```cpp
int refresh_image(rl_index* idx, uint32_t bit, hipStream_t s) {
    rl::Image& im = image_record(idx, bit);
    const bool tiled = bit != IMG_HI_PLANE;
    const int64_t n = idx->n_rows;
    const int32_t d = idx->dim;
    if (bit == IMG_PLANES) idx->ends_rows = -1;
    if (!image_wanted(idx, bit)) {
        im.drop();
        return RL_OK;
    }
    const float scale = image_scale(idx);
    const int64_t cap = image_cap_rows(idx);
    const size_t need = tiled ? rl::planes_bytes(cap, d, bit == IMG_HI_IMAGE || idx->E16) : (size_t)cap * d * sizeof(uint16_t);
    int64_t first = im.scale == scale ? (tiled ? im.rows & ~int64_t(15) : im.rows) : 0;
    if (im.buf.cap < need) first = 0;
    if (!image_fits(idx, im.buf, need) || im.buf.reserve(need) != RL_OK) {
        (void)hipGetLastError();
        idx->no_room |= bit;
        im.drop();
        return RL_OK;
    }
// ... 1449 lines not shown
    return (size_t)n * k * 3 + (size_t)n * 3 + 16 + (size_t)n * 2048 * 2 + 2 + 2 * pivot_scratch_words(std::min<int32_t>(n, 2));
}
int hi_batch_approx(rl_index* idx, const float* d_q, int32_t nq, int32_t n_queries, int32_t n_gemm, int32_t k, float* sc, int64_t ld, HiBatch& hb,
                    hipStream_t s, bool flag_zeroed = false) {
    hb.one_product = idx->opt.v[RL_OPT_HI_PRODUCTS] == 1;
    hb.exact_kth = idx->opt.on(RL_OPT_EXACT_KTH_THRESHOLD);
    RL_TRY(idx->hibuf.reserve(hi_batch_words(n_gemm, k) * 4));
    hi_batch_layout(idx, n_gemm, k, hb);
    const int32_t cap = hb.cap;
    hb.m_abs = idx->norm_stats.max_lo_norm + sum_eps(idx->dim) * idx->norm_stats.max_row_norm;
    hb.q_unscale = reinterpret_cast<const float*>(idx->qplanes.as<char>() + (size_t)n_queries * idx->dim * 128);
    hb.qsum = hb.q_unscale + 2 * (size_t)n_queries;
    if (!flag_zeroed) RL_HIP(hipMemsetAsync(hb.flag, 0, 16 * sizeof(uint32_t), s));
    (void)cap;
    const bool pp = hb.one_product && idx->dim >= 256 && idx->opt.on(RL_OPT_PP_PASS);
    if (pp)
        RL_TRY(launch_maxsim_pp(approx_image(idx), idx->n_rows, idx->dim, idx->qplanes.p, n_queries, 0, n_gemm, nq, idx->row_to_chunk,
                                idx->offsets, idx->ends.as<uint32_t>(), sc, ld, idx->n_cu, s, approx_scale(idx), nullptr,
                                (int)idx->opt.v[RL_OPT_PP_SCHEDULE], (int)idx->opt.v[RL_OPT_PP_XCD_PASSES]));
    for (int32_t b = 0; !pp && b < n_gemm; b += GEMM_PASS_QUERIES) {
        const int32_t n_q = std::min<int32_t>(GEMM_PASS_QUERIES, n_gemm - b);
        RL_TRY(launch_maxsim_gemm(approx_image(idx), idx->n_rows, idx->dim, idx->qplanes.p, n_queries, b, n_q, nq, idx->row_to_chunk,
                                  idx->offsets, idx->ends.as<uint32_t>(), sc + (int64_t)b * ld, ld, idx->n_cu, s, approx_scale(idx), true,
                                  nullptr, hb.one_product));
    }
    RL_TRY(mask_chunk_scores(idx, sc, n_gemm, ld, hb.filter, s));
    int st_pv = RL_ERR_UNSUPPORTED;
    if (n_gemm < 16 && idx->n_chunks > (int64_t)262144 && idx->opt.on(RL_OPT_HI_PIVOT))
        st_pv = launch_topk_pivot(sc, n_gemm, idx->n_chunks, ld, k, idx->ws, hb.ts, hb.ti, s);
    if (st_pv != RL_OK && st_pv != RL_ERR_UNSUPPORTED) return st_pv;
    if (st_pv == RL_ERR_UNSUPPORTED) RL_TRY(launch_topk(sc, n_gemm, idx->n_chunks, ld, k, idx->ws, hb.ts, hb.ti, s));
    return RL_OK;
}
int hi_batch_fallback(rl_index* idx, const float* d_q, int32_t nq, int32_t n_queries, int32_t n_gemm, int32_t k, float* sc, int64_t ld,
// ... 327 lines not shown
    if (idx->has_empty_chunk || idx->n_chunks == 0)
        return fail(RL_ERR_UNSUPPORTED, "rl_maxsim_approx_scores: the approximate pass needs an index without empty chunks");
    RL_TRY(demand_images(idx, approx_image_bit(idx), s));
    if (!approx_image_valid(idx) || nq > 32 || (kernel == 0 && idx->dim < 256))
        return fail(RL_ERR_UNSUPPORTED, "rl_maxsim_approx_scores: this index keeps no HI image (or nq > 32 / dim < 256)");
    Staging st(mem, s);
    const float* d_q; float* d_o; float* d_b = nullptr;
    const size_t q_elems = (size_t)nq * idx->dim;
    const int64_t ld = idx->n_chunks;
    RL_TRY(st.in(query_vecs, (size_t)n_queries * q_elems, &d_q));
    RL_TRY(st.out(out_scores, (size_t)n_queries * ld, &d_o));
    RL_TRY(st.out(out_bound, (size_t)n_queries, &d_b));
    RL_TRY(idx->qplanes.reserve(query_planes_bytes(idx->dim, n_queries)));
    RL_TRY(launch_query_planes(d_q, idx->dim, nq, (int64_t)q_elems, n_queries, idx->qplanes.p, s));
    const int32_t per = kernel == 0 ? n_queries : GEMM_PASS_QUERIES;
    for (int32_t b = 0; b < n_queries; b += per) {
        const int32_t n_q = std::min<int32_t>(per, n_queries - b);
        if (kernel == 0)
            RL_TRY(launch_maxsim_pp(approx_image(idx), idx->n_rows, idx->dim, idx->qplanes.p, n_queries, b, n_q, nq, idx->row_to_chunk, idx->offsets,
                                    idx->ends.as<uint32_t>(), d_o + (int64_t)b * ld, ld, idx->n_cu, s, approx_scale(idx), nullptr,
                                    (int)idx->opt.v[RL_OPT_PP_SCHEDULE], (int)idx->opt.v[RL_OPT_PP_XCD_PASSES]));
        else
            RL_TRY(launch_maxsim_gemm(approx_image(idx), idx->n_rows, idx->dim, idx->qplanes.p, n_queries, b, n_q, nq, idx->row_to_chunk, idx->offsets,
                                      idx->ends.as<uint32_t>(), d_o + (int64_t)b * ld, ld, idx->n_cu, s, approx_scale(idx), true, nullptr, true));
    }
    if (d_b) {
        const float m_abs = idx->norm_stats.max_lo_norm + sum_eps(idx->dim) * idx->norm_stats.max_row_norm;
        const float* q_unscale = reinterpret_cast<const float*>(idx->qplanes.as<char>() + (size_t)n_queries * idx->dim * 128);
        RL_TRY(idx->hibuf.reserve((size_t)n_queries * 4 * sizeof(float) + 64));
        float* top = idx->hibuf.as<float>();
        float* thr = top + n_queries;
        uint32_t* cnt = reinterpret_cast<uint32_t*>(thr + n_queries);
        uint32_t* flag = cnt + n_queries;
        RL_HIP(hipMemsetAsync(top, 0, (size_t)n_queries * sizeof(float), s));
        RL_HIP(hipMemsetAsync(flag, 0, 16 * sizeof(uint32_t), s));
// ... 195 lines not shown
    RL_HIP(hipEventCreate(&e0));
    RL_HIP(hipEventCreate(&e1));
    int st = RL_OK;
    if (kind == 2) {
        st = pairs_prepare(idx, q_dev, nq / 2, (int64_t)(nq / 2) * idx->dim, 2, s);
        if (st != RL_OK) { (void)hipEventDestroy(e0); (void)hipEventDestroy(e1); return st == RL_ERR_UNSUPPORTED ? fail(st, "rl_time_kernel: the pair kernel does not apply to this index / shape") : st; }
    }
    if (kind == 3 || kind == 5 || kind == 6) {
        st = gemm_prepare(idx, q_dev, nq / GEMM_PASS_QUERIES, (int64_t)(nq / GEMM_PASS_QUERIES) * idx->dim, GEMM_PASS_QUERIES, s, true);
        if (st == RL_OK && !image_valid(idx)) st = RL_ERR_UNSUPPORTED;
        if (st != RL_OK) { (void)hipEventDestroy(e0); (void)hipEventDestroy(e1); return st == RL_ERR_UNSUPPORTED ? fail(st, "rl_time_kernel: the eight-query kernel does not apply to this index / shape") : st; }
    }
    if (kind == 7) {
        st = pp_vec >= 1 && pp_vec * pp_n == nq ? gemm_prepare(idx, q_dev, pp_vec, (int64_t)pp_vec * idx->dim, pp_n, s) : RL_ERR_UNSUPPORTED;
        if (st == RL_OK && !(approx_image_valid(idx) && idx->dim >= 256)) st = RL_ERR_UNSUPPORTED;
        if (st != RL_OK) { (void)hipEventDestroy(e0); (void)hipEventDestroy(e1); return st == RL_ERR_UNSUPPORTED ? fail(st, "rl_time_kernel: the sixteen-query kernel does not apply to this index / shape") : st; }
    }
    if (kind == 4 || kind == 10) {
        st = demand_images(idx, IMG_HI_PLANE, s);
        if (st != RL_OK) { (void)hipEventDestroy(e0); (void)hipEventDestroy(e1); return st; }
    }
    RL_HIP(hipEventRecord(e0, s));
    for (int i = 0; i < iters && st == RL_OK; ++i) {
        if (kind == 7) st = launch_maxsim_pp(approx_image(idx), idx->n_rows, idx->dim, idx->qplanes.p, pp_n, 0, pp_n,
                                             pp_vec, idx->row_to_chunk, idx->offsets, idx->ends.as<uint32_t>(), idx->scores.as<float>(), ldc,
                                             idx->n_cu, s, approx_scale(idx), nullptr, (int)idx->opt.v[RL_OPT_PP_SCHEDULE], (int)idx->opt.v[RL_OPT_PP_XCD_PASSES]);
        else if (kind == 3) st = gemm_pass(idx, nq / GEMM_PASS_QUERIES, GEMM_PASS_QUERIES, 0, GEMM_PASS_QUERIES, idx->scores.as<float>(), ldc, s);
        else if (kind == 8) {
            const auto& r = idx->replay;
            if (hipMemsetAsync(r.cnt, 0, (size_t)r.B * sizeof(uint32_t), s) != hipSuccess) st = RL_ERR_HIP;
            else if (r.pp && r.round1_tiles > 0) {
                CandArgs ca1 = r.ca;
                ca1.tau = r.thr1;
                st = launch_pp_rows_pass(idx->hi_image.buf.p, idx->n_rows, idx->dim, r.B, r.qs, idx->norm, r.mode, &ca1, idx->pp_work.p, r.log_cap, idx->n_cu, s,
                                         idx->split_scale, 0, r.round1_tiles, false, r.row_test);
                if (st == RL_OK)
                    st = launch_pp_rows_pass(idx->hi_image.buf.p, idx->n_rows, idx->dim, r.B, r.qs, idx->norm, r.mode, &r.ca, idx->pp_work.p, r.log_cap, idx->n_cu, s,
                                             idx->split_scale, r.round1_tiles, -1, true, r.row_test);
            }
            else if (r.pp) st = launch_pp_rows_pass(idx->hi_image.buf.p, idx->n_rows, idx->dim, r.B, r.qs, idx->norm, r.mode, &r.ca, idx->pp_work.p, r.log_cap,
// ... 39 lines not shown
```
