diff --git a/audio_amd/csrc/melspec400.h b/audio_amd/csrc/melspec400.h
--- a/audio_amd/csrc/melspec400.h
+++ b/audio_amd/csrc/melspec400.h
@@ -674,6 +674,27 @@
     const int poff = on ? 2 * mt.lo2[row] : 0;
     const int mel = on ? mt.row_mel[row] : -1;
     h.pm[r] = (int)(((unsigned)mel << 16) | (unsigned)poff);
+  }
+}
+
+constexpr int kLaneRowDwords = 20 + 40 + 4 + 4;
+AAMD_HD int image_tab_dwords(int n_mels, int max_width) { return n_mels > 0 ? mel_tab_dwords(n_mels, max_width) : 0; }
+AAMD_HD int image_lane_off(int n_mels, int max_width) { return (kConstDwords + image_tab_dwords(n_mels, max_width) + 3) & ~3; }
+AAMD_HD int image_dwords(int n_mels, int max_width) { return image_lane_off(n_mels, max_width) + 64 * kLaneRowDwords; }
+AAMD_HD void image_lane_rows(int tid, int nthr, const float* img, bool has_tab, const MelTab& mt, float* rows) {
+  for (int lane = tid; lane < 64; lane += nthr) {
+    LaneConst c;
+    lane_init(lane, img, c);
+    float* r = rows + lane * kLaneRowDwords;
+    for (int q = 0; q < 20; ++q) r[q] = c.win[q];
+    for (int q = 0; q < 40; ++q) r[20 + q] = c.tw[q];
+    int* ri = reinterpret_cast<int*>(r + 60);
+    for (int k = 0; k < 4; ++k) {
+      const bool on = has_tab && k < mt.n_rounds;
+      const int row = k * kMelSlots + c.pi;
+      ri[k] = on ? mt.rc[k] : 0;
+      ri[4 + k] = (int)(((unsigned)(on ? mt.row_mel[row] : -1) << 16) | (unsigned)(on ? 2 * mt.lo2[row] : 0));
+    }
   }
 }
 
@@ -868,6 +889,28 @@
   mel_tab_fill(threadIdx.x, blockDim.x, mb, out, mt);
 }
 
+__global__ void __launch_bounds__(256) mel_image_build_kernel(MelBandsDev mb, int has_bands, const float* __restrict__ window,
+                                                              const float* __restrict__ tw400, float scale,
+                                                              float* __restrict__ out) {
+  const_tab_build(threadIdx.x, blockDim.x, window, tw400, scale, out);
+  float* tab = out + kConstDwords;
+  MelTab mt{};
+  if (has_bands) {
+    if (mb.table400 != nullptr) {
+      const int n = mel_tab_dwords(mb.n_mels, mb.max_width);
+      for (int i = threadIdx.x; i < n; i += blockDim.x) tab[i] = mb.table400[i];
+      mel_tab_layout(mb, tab, mt);
+    } else {
+      mel_tab_rounds(threadIdx.x, blockDim.x, mb, tab, mt);
+      __syncthreads();
+      mel_tab_fill(threadIdx.x, blockDim.x, mb, tab, mt);
+    }
+  }
+  __syncthreads();
+  image_lane_rows(threadIdx.x, blockDim.x, out, has_bands != 0, mt,
+                  out + image_lane_off(has_bands ? mb.n_mels : 0, mb.max_width));
+}
+
 template <int LAB, int EPI, int H = 8, typename TIn = float, int NR = kMelMaxRounds, int SIG = 0>
 __global__ void __launch_bounds__(64 * kWavesPerBlock, AAMD_M400_MINWAVES)
 melspec400_kernel(const TIn* __restrict__ wav, const float* __restrict__ window,
@@ -936,7 +979,10 @@
   const unsigned s_addr = (unsigned)(uintptr_t)(lds + kSOff);
 
   float* const_tab = smem400 + kWavesPerBlock * HC::lds_dwords;
-  const_tab_build(threadIdx.x, blockDim.x, window, tw400, scale, const_tab);
+  constexpr bool kImgHead = !AAMD_M400_POOLS && (LAB & ~1024) == 0;
+  static_assert((kWavesPerBlock * HC::lds_dwords) % 4 == 0, "the constant tables start on a 16-byte boundary in LDS");
+  const bool img = kImgHead && mb.image400 != nullptr;
+  if (!img) const_tab_build(threadIdx.x, blockDim.x, window, tw400, scale, const_tab);
   MelTab mt{};
   const int tab_dwords = (EPI != EPI400_SPEC) ? mel_tab_dwords(mb.n_mels, mb.max_width) : 0;
   int* queue = reinterpret_cast<int*>(const_tab + kConstDwords + tab_dwords);
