# zhoubin-me/supertonic

Measured on AMD Instinct MI355X. Metric: audio-sec/sec (RTF^-1), 66M model, batch=128 per GPU, higher is better.
Workload: dtype bf16

## Files before the change

### include/stn.h

```cpp
#ifndef STN_H
#define STN_H
#include <stddef.h>
#include <stdint.h>

#include "stn_arch.h"

#ifdef __cplusplus
extern "C" {
#endif

#define STN_OK 0
#define STN_ERR_INVALID (-1)
#define STN_ERR_DEVICE (-2)
#define STN_ERR_STATE (-3)
#define STN_ERR_UNSUPPORTED (-4)
#define STN_ERR_IO (-5)

#define STN_DTYPE_F32 0
#define STN_DTYPE_BF16 1
#define STN_DTYPE_F16 2

typedef struct stn_handle stn_handle;

typedef struct stn_config {
// ... 133 lines not shown
int stn_set_loudness(stn_handle* h, int on, float target_lufs, float ceiling_dbfs);
int stn_get_loudness(const stn_handle* h, int* on, float* target_lufs, float* ceiling_dbfs);
int stn_batch_loudness(stn_handle* h, float* lufs, float* peak, float* gain);
int stn_op_loudness(stn_handle* h, int hz, int rows, int W, const float* x, const int64_t* n_or_null, float* lufs, float* peak);
int stn_kweighting_filter(int hz, double* shelf_b3, double* shelf_a3, double* hp_b3, double* hp_a3);
int stn_op_loudness_ex(stn_handle* h, int hz, int rows, int W, const float* x, const int64_t* n_or_null, int on, float target_lufs,
                       float ceiling_dbfs, int x_misalign, float* st_end, float* st_start, float* pk, float* pa, float* pb, float* lufs,
                       float* peak, float* gain, char* form, size_t form_cap);
int stn_loudness_table(int hz, float* coef10, float* mpow, size_t cap, int* hop);

int stn_batch_loudness_range(stn_handle* h, float* m_max, float* s_max, float* lra, int32_t* n_st);
int stn_batch_join_loudness_range(stn_handle* h, const stn_join* j, float* m_max, float* s_max, float* lra, int32_t* n_st);
int stn_op_loudness_range(stn_handle* h, int hz, int rows, int W, const float* x, const int64_t* n_or_null, float* m_max, float* s_max,
                          float* lra, int32_t* n_st);
int stn_loudness_range_rule(int hop, int64_t nseg, const double* seg, double* m_max, double* s_max, double* lra, int32_t* n_st);

int stn_set_silence_trim(stn_handle* h, int on, float top_db, float keep_ms, float fade_ms);
int stn_get_silence_trim(const stn_handle* h, int* on, float* top_db, float* keep_ms, float* fade_ms);
int stn_batch_silence_edges(stn_handle* h, int64_t* start, int64_t* end);
int stn_op_silence_edges(stn_handle* h, int hz, int rows, int W, const float* x, const int64_t* n_or_null, float top_db, float keep_ms,
                         int64_t* start, int64_t* end);
int stn_op_silence_trim(stn_handle* h, int hz, int rows, int W, const float* x, const int64_t* n_or_null, float top_db, float keep_ms,
                        float fade_ms, const float* gain_or_null, int enc, void* y, int64_t* start, int64_t* end);
int stn_silence_fade_window(int hz, float fade_ms, float* w, int64_t cap, int64_t* n);
int stn_dbg_batch_set_wav(stn_handle* h, const float* wav);
int64_t stn_dbg_span_uploads(const stn_handle* h);

int stn_set_pause_limit(stn_handle* h, int on, float max_pause_ms);
int stn_get_pause_limit(const stn_handle* h, int* on, float* max_pause_ms);
int stn_batch_pauses(stn_handle* h, int64_t* len, int32_t* n_cuts, int64_t* cuts_or_null, int cap_pairs);
int stn_op_pause_trim(stn_handle* h, int hz, int rows, int W, const float* x, const int64_t* n_or_null, float top_db, float keep_ms,
                      float fade_ms, float max_pause_ms, const float* gain_or_null, int enc, void* y, int64_t* start, int64_t* end,
                      int64_t* len, int32_t* n_cuts, int64_t* cuts_or_null, int cap_pairs);
int stn_pause_plan(int hz, int64_t n, const double* level, int64_t K, float top_db, float keep_ms, float max_pause_ms, int64_t* start,
                   int64_t* end, int64_t* cuts, int cap_pairs, int32_t* n_cuts);
const char* stn_pause_plan_error(void);
int stn_op_silence_edges_ex(stn_handle* h, int hz, int rows, int W, const float* x, const int64_t* n_or_null, float top_db, float keep_ms,
                            float fade_ms, float max_pause_ms, int x_misalign, float* pa, float* pb, double* lev, int64_t* start,
                            int64_t* end, int64_t* len, int32_t* n_cuts, int64_t* cuts_or_null, int cap_pairs, char* form, size_t form_cap);

int stn_set_limiter(stn_handle* h, int on, float lookahead_ms);
int stn_get_limiter(const stn_handle* h, int* on, float* lookahead_ms);
int stn_batch_limiter(stn_handle* h, float* reduction_db, int64_t* limited);
int stn_op_limiter(stn_handle* h, int hz, int rows, int W, const float* x, const int64_t* n_or_null, const float* gain_or_null,
                   float ceiling_dbfs, float lookahead_ms, float* y, float* s_or_null, float* reduction_db, int64_t* limited);
int stn_limiter_window(int hz, float lookahead_ms, float* w, int64_t cap, int64_t* n);

#define STN_PEAK_SAMPLE 0
#define STN_PEAK_TRUE 1
int stn_set_peak_mode(stn_handle* h, int mode);
int stn_get_peak_mode(const stn_handle* h);
int stn_true_peak_filter(float* taps_or_null, size_t cap, int* phases, int* taps_per_phase);
int stn_batch_true_peak(stn_handle* h, float* tp_in, float* tp_out, float* trim);
int stn_op_true_peak(stn_handle* h, int hz, int rows, int W, const float* x, const int64_t* n_or_null, const float* gain_or_null,
                     int x_misalign, float* tp, float* env_or_null, float* pk_or_null, char* form, size_t form_cap);
int stn_op_limiter_ex(stn_handle* h, int hz, int rows, int W, const float* x, const int64_t* n_or_null, const float* gain_or_null,
                      float ceiling_dbfs, float lookahead_ms, float* y, float* s_or_null, float* reduction_db, int64_t* limited,
                      int peak_mode, float* env_or_null, float* trim_or_null);

#define STN_FILT_HIGHPASS 0
#define STN_FILT_LOWPASS 1
#define STN_FILT_NOTCH 2
#define STN_FILT_PEAK 3
#define STN_FILT_LOWSHELF 4
#define STN_FILT_HIGHSHELF 5
#define STN_MAX_FILTERS 8
typedef struct stn_filter { int type; float freq_hz; float q; float gain_db; } stn_filter;
int stn_set_filters(stn_handle* h, int n, const stn_filter* f);
int stn_get_filters(const stn_handle* h, int* n, stn_filter* out);
int stn_op_filter(stn_handle* h, int hz, int rows, int W, const float* x, int n, const stn_filter* f, float* y);
int stn_op_filter_ex(stn_handle* h, int hz, int rows, int W, const float* x, int n, const stn_filter* f, int x_misalign, float* y,
                     float* st_end, float* st_start, int* guard_ok, char* form, size_t form_cap);
int stn_filter_coefs(const stn_filter* f, int rate_hz, double c[5], float c32[5]);
const char* stn_filter_error(int n, const stn_filter* f, int rate_hz);
int stn_filter_response(int n, const stn_filter* f, int rate_hz, int n_freq, const double* freq_hz, double* mag_db);
int stn_dbg_filter_geometry(int* chunk, int* wg_span, int* scan_tile_chunks, int* biquads_per_section);

typedef struct stn_compressor { float threshold_db, ratio, knee_db, attack_ms, release_ms, makeup_db; } stn_compressor;
int stn_set_compressor(stn_handle* h, int on, const stn_compressor* c);
int stn_get_compressor(const stn_handle* h, int* on, stn_compressor* out);
int stn_batch_compressor(stn_handle* h, float* max_reduction_db);
int stn_op_compressor(stn_handle* h, int hz, int rows, int W, const float* x, const stn_compressor* c, float* y);
int stn_op_compressor_ex(stn_handle* h, int hz, int rows, int W, const float* x, const stn_compressor* c, int x_misalign, int in_place,
                         float* y, float* gr_db, float* s1_end, float* s1_start, float* s2_end, float* s2_start, int* guard_ok, char* form,
                         size_t form_cap);
int stn_compressor_coefs(const stn_compressor* c, int rate_hz, double k[2], float k32[2]);
int stn_compressor_curve(const stn_compressor* c, int n, const double* in_db, double* out_db);
const char* stn_compressor_error(const stn_compressor* c, int rate_hz);

#define STN_DEESS_SPLIT 0
#define STN_DEESS_WIDE 1
typedef struct stn_deesser { float freq_hz, threshold_db, ratio, knee_db, attack_ms, release_ms, range_db; int mode; } stn_deesser;
int stn_set_deesser(stn_handle* h, int on, const stn_deesser* c);
int stn_get_deesser(const stn_handle* h, int* on, stn_deesser* out);
int stn_batch_deesser(stn_handle* h, float* max_reduction_db);
int stn_op_deesser(stn_handle* h, int hz, int rows, int W, const float* x, const stn_deesser* c, float* y);
int stn_op_deesser_ex(stn_handle* h, int hz, int rows, int W, const float* x, const stn_deesser* c, int x_misalign, int in_place, float* y,
                      float* band, float* gr_db, float* st_end, float* st_start, float* s1_end, float* s1_start, float* s2_end,
                      float* s2_start, int* guard_ok, char* form, size_t form_cap);
int stn_deesser_band(const stn_deesser* c, int rate_hz, double c10[10], float c32[10]);
int stn_deesser_coefs(const stn_deesser* c, int rate_hz, double k[2], float k32[2]);
const char* stn_deesser_error(const stn_deesser* c, int rate_hz);

typedef struct stn_expander { float threshold_db, ratio, knee_db, range_db, attack_ms, hold_ms, release_ms; } stn_expander;
int stn_set_expander(stn_handle* h, int on, const stn_expander* c);
int stn_get_expander(const stn_handle* h, int* on, stn_expander* out);
int stn_batch_expander(stn_handle* h, float* min_attenuation_db, int64_t* closed_samples);
int stn_op_expander(stn_handle* h, int hz, int rows, int W, const float* x, const stn_expander* c, float* y);
int stn_op_expander_ex(stn_handle* h, int hz, int rows, int W, const float* x, const stn_expander* c, int x_misalign, int in_place, float* y,
                       float* open_db, float* s1_end, float* s1_start, float* s2_end, float* s2_start, int* guard_ok, char* form,
                       size_t form_cap);
int stn_expander_coefs(const stn_expander* c, int rate_hz, double k[3], float k32[3], int64_t* hold_samples);
int stn_expander_curve(const stn_expander* c, int n, const double* in_db, double* out_db);
const char* stn_expander_error(const stn_expander* c, int rate_hz);
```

--------------------------------

# [What the exercise asks]
Set apart and copy each line of the records that holds the word "include".

# [Completed exercise]
### include/stn.h
#include <stddef.h>
#include <stdint.h>
#include "stn_arch.h"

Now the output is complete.